カリスマはクタクタになっていた。判定勝ちした準々決勝ではブアカーオとフルラウンド打ち合い、強烈なローキックを数十発も被弾。続いての準決勝でも2RにKO勝利こそ収めたが、終始キシェンコにローキックで左足をエグられた。
「1試合目(ブアカーオ戦)で自分が蹴ったときにスネが腫れちゃって、もうやめたかったんですよ」。正直、精魂尽き果てていた。それでも「最後の決勝は1Rだけ行けって言われて出ました」。カリスマは闘志を奮い立たせ、決勝戦のリングに向かった。
満身創痍。サワーと闘うことは不可能に近い状態だったが「1R勝負でやろうと思った」というように、のっけから猛ラッシュを仕掛けた。左右のパンチのコンビネーションから渾身のアッパーカット。サワーを後ずさりさせた。だが、2R終盤にローキックを受けてよろめくと、もう限界。3R前にセコンドからタオルが投入され、無念のTKO負けとなった。
決してスタミナ切れで負けたのではない。むしろ今大会に向けコンディションはこれまで最高の状態にあった。秋合宿ではビリー・ブランクスもびっくりの軽快なフットワークで山道を爆走し、大会直前には動体視力を上げるためなのか、まつげにまで気を配る気合の入れよう。まさに盤石の状態で臨んだが、結果はあと一歩のところで王座奪還ならなかった。
それだけに魔裟斗は負けて黙っているワケにはいかなかった。試合後にはすぐさま「オレが元気になったら大みそかにアンディと決着つけられたらいい」と再戦要求。

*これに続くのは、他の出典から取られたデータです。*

template <typename T, int VPT, int WPR, bool MASK, bool DB>
__global__ __launch_bounds__(256, 2) void ln_bwd_cols_kernel(
    const uint16_t* __restrict__ dy, const uint16_t* __restrict__ s,
    const float* __restrict__ mean_in, const float* __restrict__ rstd_in,
    const uint16_t* __restrict__ gamma, const uint16_t* __restrict__ ds_in,
    uint16_t* __restrict__ ds_out, uint16_t* __restrict__ dx_out, int rows, int h,
    int rows_per_group, float* __restrict__ part, DropCfg drop_) {
  constexpr int NG = 4 / WPR;
  __shared__ float red[4 * 512 * VPT];
  __shared__ float xs[2][4][2];
  const DropCfg drop = resolve_drop(drop_);
  const int lane = threadIdx.x & 63, w = threadIdx.x >> 6;
  const int grp = w / WPR, half = w % WPR;
  const int hw = h / WPR, cbase = half * hw;
  const int r0 = min(rows, (blockIdx.x * NG + grp) * rows_per_group);
  const int r1 = min(rows, r0 + rows_per_group);
  uint4 gp[VPT];
  float ag[VPT][8], ab[VPT][8], ax[DB ? VPT : 1][8];
#pragma unroll
  for (int i = 0; i < VPT; ++i) {
    const int c = (i * 64 + lane) * 8;
    gp[i] = (!MASK || c < hw) ? *reinterpret_cast<const uint4*>(gamma + cbase + c)
                              : make_uint4(0, 0, 0, 0);
#pragma unroll
    for (int j = 0; j < 8; ++j) {
      ag[i][j] = ab[i][j] = 0.f;
      if (DB) ax[i][j] = 0.f;
    }
  }
  for (int k = 0; k < rows_per_group; ++k) {
    const int r = r0 + k;
    const bool live = r < r1;
    if (WPR == 1 && !live) break;
    const size_t base = (size_t)(live ? r : 0) * h + cbase;
    uint4 ca[VPT], cd[VPT], cr[VPT];
    float mean = 0.f, rstd = 0.f, s1 = 0.f, s2 = 0.f;
    if (live) {
#pragma unroll
      for (int i = 0; i < VPT; ++i) {
        const int c = (i * 64 + lane) * 8;
        if (MASK && c >= hw) continue;
        ca[i] = *reinterpret_cast<const uint4*>(s + base + c);
        cd[i] = *reinterpret_cast<const uint4*>(dy + base + c);
      }
      if (ds_in) {
#pragma unroll
        for (int i = 0; i < VPT; ++i) {
          const int c = (i * 64 + lane) * 8;
          if (MASK && c >= hw) continue;
          cr[i] = *reinterpret_cast<const uint4*>(ds_in + base + c);
        }
      }
      mean = mean_in[r];
      rstd = rstd_in[r];
#pragma unroll
      for (int i = 0; i < VPT; ++i) {
        const int c = (i * 64 + lane) * 8;
        if (MASK && c >= hw) continue;
        float a[8], d[8], g[8];
        unpack8<T>(ca[i], a);
        unpack8<T>(cd[i], d);
        unpack8<T>(gp[i], g);
#pragma unroll
        for (int j = 0; j < 8; ++j) {
          const float xh = (a[j] - mean) * rstd, gd = d[j] * g[j];
          s1 += gd;
          s2 += gd * xh;
          ag[i][j] += d[j] * xh;
          ab[i][j] += d[j];
        }
      }
    }
    s1 = wave_sum(s1);
    s2 = wave_sum(s2);
    if constexpr (WPR > 1) {
      if (lane == 0) {
        xs[k & 1][w][0] = s1;
        xs[k & 1][w][1] = s2;
      }
      __syncthreads();
      s1 = xs[k & 1][WPR * grp][0];
      s2 = xs[k & 1][WPR * grp][1];
#pragma unroll
      for (int q = 1; q < WPR; ++q) {
        s1 += xs[k & 1][WPR * grp + q][0];
        s2 += xs[k & 1][WPR * grp + q][1];
      }
    }
    if (!live) continue;
    const float m1 = s1 / h, m2 = s2 / h;
#pragma unroll
    for (int i = 0; i < VPT; ++i) {
      const int c = (i * 64 + lane) * 8;
      if (MASK && c >= hw) continue;
      float a[8], d[8], g[8], o[8];
      unpack8<T>(ca[i], a);
      unpack8<T>(cd[i], d);
      unpack8<T>(gp[i], g);
#pragma unroll
      for (int j = 0; j < 8; ++j) o[j] = rstd * (d[j] * g[j] - m1 - (a[j] - mean) * rstd * m2);
      if (ds_in) {
        float rr[8];
        unpack8<T>(cr[i], rr);
#pragma unroll
        for (int j = 0; j < 8; ++j) o[j] += rr[j];
      }
      store8<T>(ds_out + base + c, o);
      if (drop.enabled) {
        drop_apply8(o, base + c, drop);
        store8<T>(dx_out + base + c, o);
      } else if (dx_out != ds_out) {
        store8<T>(dx_out + base + c, o);
      }
      if (DB) {
#pragma unroll
        for (int j = 0; j < 8; ++j) ax[i][j] += round_to<T>(o[j]);
      }
    }
  }
#pragma unroll
  for (int arr = 0; arr < (DB ? 3 : 2); ++arr) {
    __syncthreads();
#pragma unroll
    for (int i = 0; i < VPT; ++i) {
      const int c = (i * 64 + lane) * 8;
      if (MASK && c >= hw) continue;
#pragma unroll
      for (int j = 0; j < 8; ++j)
        red[grp * h + cbase + c + j] = arr == 0 ? ag[i][j] : arr == 1 ? ab[i][j] : ax[DB ? i : 0][j];
    }
    __syncthreads();
    float* out = part + ((size_t)arr * gridDim.x + blockIdx.x) * h;
    for (int c = threadIdx.x; c < h; c += 256) {
      float v = red[c];
#pragma unroll
      for (int q = 1; q < NG; ++q) v += red[q * h + c];
      out[c] = v;
    }
  }
}

struct LnColsOut {
  float* f32[3];
  uint16_t* t16[3];
  int acc[3];
};
template <typename T>
__global__ __launch_bounds__(256) void ln_cols_finalize_kernel(const float* __restrict__ part,
                                                               int G, int h, LnColsOut f) {
  __shared__ float tr[8][132];
  const int arr = blockIdx.y;
  const float* p = part + (size_t)arr * G * h;
  const int q = threadIdx.x & 31, sr = threadIdx.x >> 5;
  const int c0 = blockIdx.x * 128 + q * 4;
  floatx4 acc = {0.f, 0.f, 0.f, 0.f};
  if (c0 < h) {
    for (int k0 = sr; k0 < G; k0 += 128) {
      floatx4 v[16];
#pragma unroll
      for (int u = 0; u < 16; ++u) {
        const int k = k0 + 8 * u;
        v[u] = k < G ? *reinterpret_cast<const floatx4*>(p + (size_t)k * h + c0)
                     : floatx4{0.f, 0.f, 0.f, 0.f};
      }
#pragma unroll
      for (int u = 0; u < 16; ++u) acc += v[u];
    }
  }
#pragma unroll
  for (int j = 0; j < 4; ++j) tr[sr][q * 4 + j] = acc[j];
  __syncthreads();
  const int c = threadIdx.x, gc = blockIdx.x * 128 + c;
  if (c >= 128 || gc >= h) return;
  float sum = 0.f;
#pragma unroll
  for (int t = 0; t < 8; ++t) sum += tr[t][c];
  if (f.f32[arr]) f.f32[arr][gc] = f.acc[arr] ? f.f32[arr][gc] + sum : sum;
  if (f.t16[arr]) f.t16[arr][gc] = Elt<T>::from_f(sum);
}

typedef __attribute__((address_space(1))) float gf32;
typedef __attribute__((address_space(1))) int gi32;

__device__ __forceinline__ void st_part(float* p, float v) {
  __hip_atomic_store((gf32*)p, v, __ATOMIC_RELAXED, __HIP_MEMORY_SCOPE_AGENT);
}

struct ColFin {
  int* cnt;
  float* f32[2];
  uint16_t* t16[2];
  int acc[2];
};

template <typename T>
__device__ __forceinline__ void colsum_tail(const float* __restrict__ p0,
                                            const float* __restrict__ p1, int cols, int np,
                                            const ColFin& f) {
  __shared__ int last;
  asm volatile("s_waitcnt vmcnt(0)" ::: "memory");
  __syncthreads();
  if (threadIdx.x == 0) {
    const int t = __hip_atomic_fetch_add((gi32*)(f.cnt + 32 * blockIdx.x), 1, __ATOMIC_RELAXED,
                                         __HIP_MEMORY_SCOPE_AGENT);
    last = t == (int)gridDim.y - 1;
    if (last)
      __hip_atomic_store((gi32*)(f.cnt + 32 * blockIdx.x), 0, __ATOMIC_RELAXED,
                         __HIP_MEMORY_SCOPE_AGENT);
  }
  __syncthreads();
  if (!last) return;
  __builtin_amdgcn_fence(__ATOMIC_ACQUIRE, "wavefront");
  __shared__ float tr[8][132];
  const int q = threadIdx.x & 31, sr = threadIdx.x >> 5;
  const int c0 = blockIdx.x * 128 + q * 4;
  const int splits = gridDim.y;
  for (int which = 0; which < np; ++which) {
    const float* p = which ? p1 : p0;
    floatx4 s = {0.f, 0.f, 0.f, 0.f};
    if (c0 < cols) {
      const auto rs = __builtin_amdgcn_make_buffer_rsrc(const_cast<float*>(p), 0,
                                                        splits * cols * 4, 0x00020000);
      for (int k0 = sr; k0 < splits; k0 += 128) {
        floatx4 v[16];
#pragma unroll
        for (int u = 0; u < 16; ++u) {
          const int k = k0 + 8 * u;
          const uint32_t off = k < splits ? (uint32_t)(k * cols + c0) * 4u : 0x80000000u;
          v[u] = __builtin_bit_cast(floatx4, __builtin_amdgcn_raw_buffer_load_b128(rs, off, 0, 16));
        }
#pragma unroll
        for (int u = 0; u < 16; ++u) s += v[u];
      }
    }
#pragma unroll
    for (int j = 0; j < 4; ++j) tr[sr][q * 4 + j] = s[j];
    __syncthreads();
    const int c = threadIdx.x, gc = blockIdx.x * 128 + c;
    if (c < 128 && gc < cols) {
      float sum = 0.f;
#pragma unroll
      for (int t = 0; t < 8; ++t) sum += tr[t][c];
      if (f.f32[which]) f.f32[which][gc] = f.acc[which] ? f.f32[which][gc] + sum : sum;
      if (f.t16[which]) f.t16[which][gc] = Elt<T>::from_f(sum);
    }
    __syncthreads();
  }
}

template <typename T, int MODE>
__global__ __launch_bounds__(256) void coltile_partial_kernel(
    const uint16_t* __restrict__ a, const uint16_t* __restrict__ b,
    const float* __restrict__ mean, const float* __restrict__ rstd,
    float* __restrict__ p0, float* __restrict__ p1, int rows, int cols, int rows_per_split,
    ColFin fin) {
  __shared__ float red[2][16][129];
  const int tx = threadIdx.x & 15, ty = threadIdx.x >> 4;
  const int col = blockIdx.x * 128 + tx * 8;
  const int r0 = blockIdx.y * rows_per_split;
  const int r1 = min(rows, r0 + rows_per_split);
  float acc0[8], acc1[8];
#pragma unroll
  for (int j = 0; j < 8; ++j) acc0[j] = acc1[j] = 0.f;
  if (col < cols) {
    int r = r0 + ty;
    for (; r + 48 < r1; r += 64) {
      float va[4][8], vb[MODE == 0 ? 4 : 1][8], m[4], rs[4];
#pragma unroll
      for (int q = 0; q < 4; ++q) {
        const size_t off = (size_t)(r + 16 * q) * cols + col;
        load8<T>(a + off, va[q]);
        if (MODE == 0) {
          load8<T>(b + off, vb[q]);
          m[q] = mean[r + 16 * q];
          rs[q] = rstd[r + 16 * q];
        }
      }
#pragma unroll
      for (int q = 0; q < 4; ++q) {
#pragma unroll
        for (int j = 0; j < 8; ++j) {
          if (MODE == 0) {
            acc0[j] += va[q][j] * (vb[MODE == 0 ? q : 0][j] - m[q]) * rs[q];
            acc1[j] += va[q][j];
          } else {
            acc0[j] += va[q][j];
          }
        }
      }
    }
    for (; r < r1; r += 16) {
      const size_t off = (size_t)r * cols + col;
// ... 217 lines not shown
    drop_apply8(a, (uint64_t)off, drop);
    store8<T>(y + off, a);
  }
}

さらには「谷川さんに『大みそか出る』って約束しちゃったし」とし、これに谷川EPも「それには応えたいですね」とGOサインを出した。
大みそか「Dynamite!!」でサワーとのリベンジマッチが濃厚となった魔裟斗だが、この一戦にはMAXを揺るがしかねない大きな危険を伴うという。TBS関係者が警鐘を鳴らす。
「魔裟斗選手がサワーに昨年6月の準決勝と今回決勝の2連敗していることを考えると、本当はまだやらせたくない。だって万が一3連敗してしまえば、引退とかってなりかねないでしょう。そんなのMAX存亡にかかわる一大事ですよ」
サワーとのリベンジマッチに臨む公算が高まった魔裟斗。すべてはカリスマのコンディションの回復次第だが、果たしてMAX不動のエースは大きなリスクを払ってまで「Dynamite!!」でリベンジ戦に挑む必要があるのだろうか。
魔裟斗の“赤い連勝記録”がストップした。2002年以降「K-1MAX」「世界王者対抗戦」「Dynamite!!」で魔裟斗が赤いトランクスを履いて試合に臨んだのは過去7試合。その全ての試合で勝利を収めていた。この日の「世界一決定トーナメント」にも赤いトランクスで臨み、準々決勝、準決勝と連勝記録を「9」まで伸ばしたが、決勝戦ではサワーに傷めた右足を攻め込まれて無念のTKO負け。ついにその記録は止まった。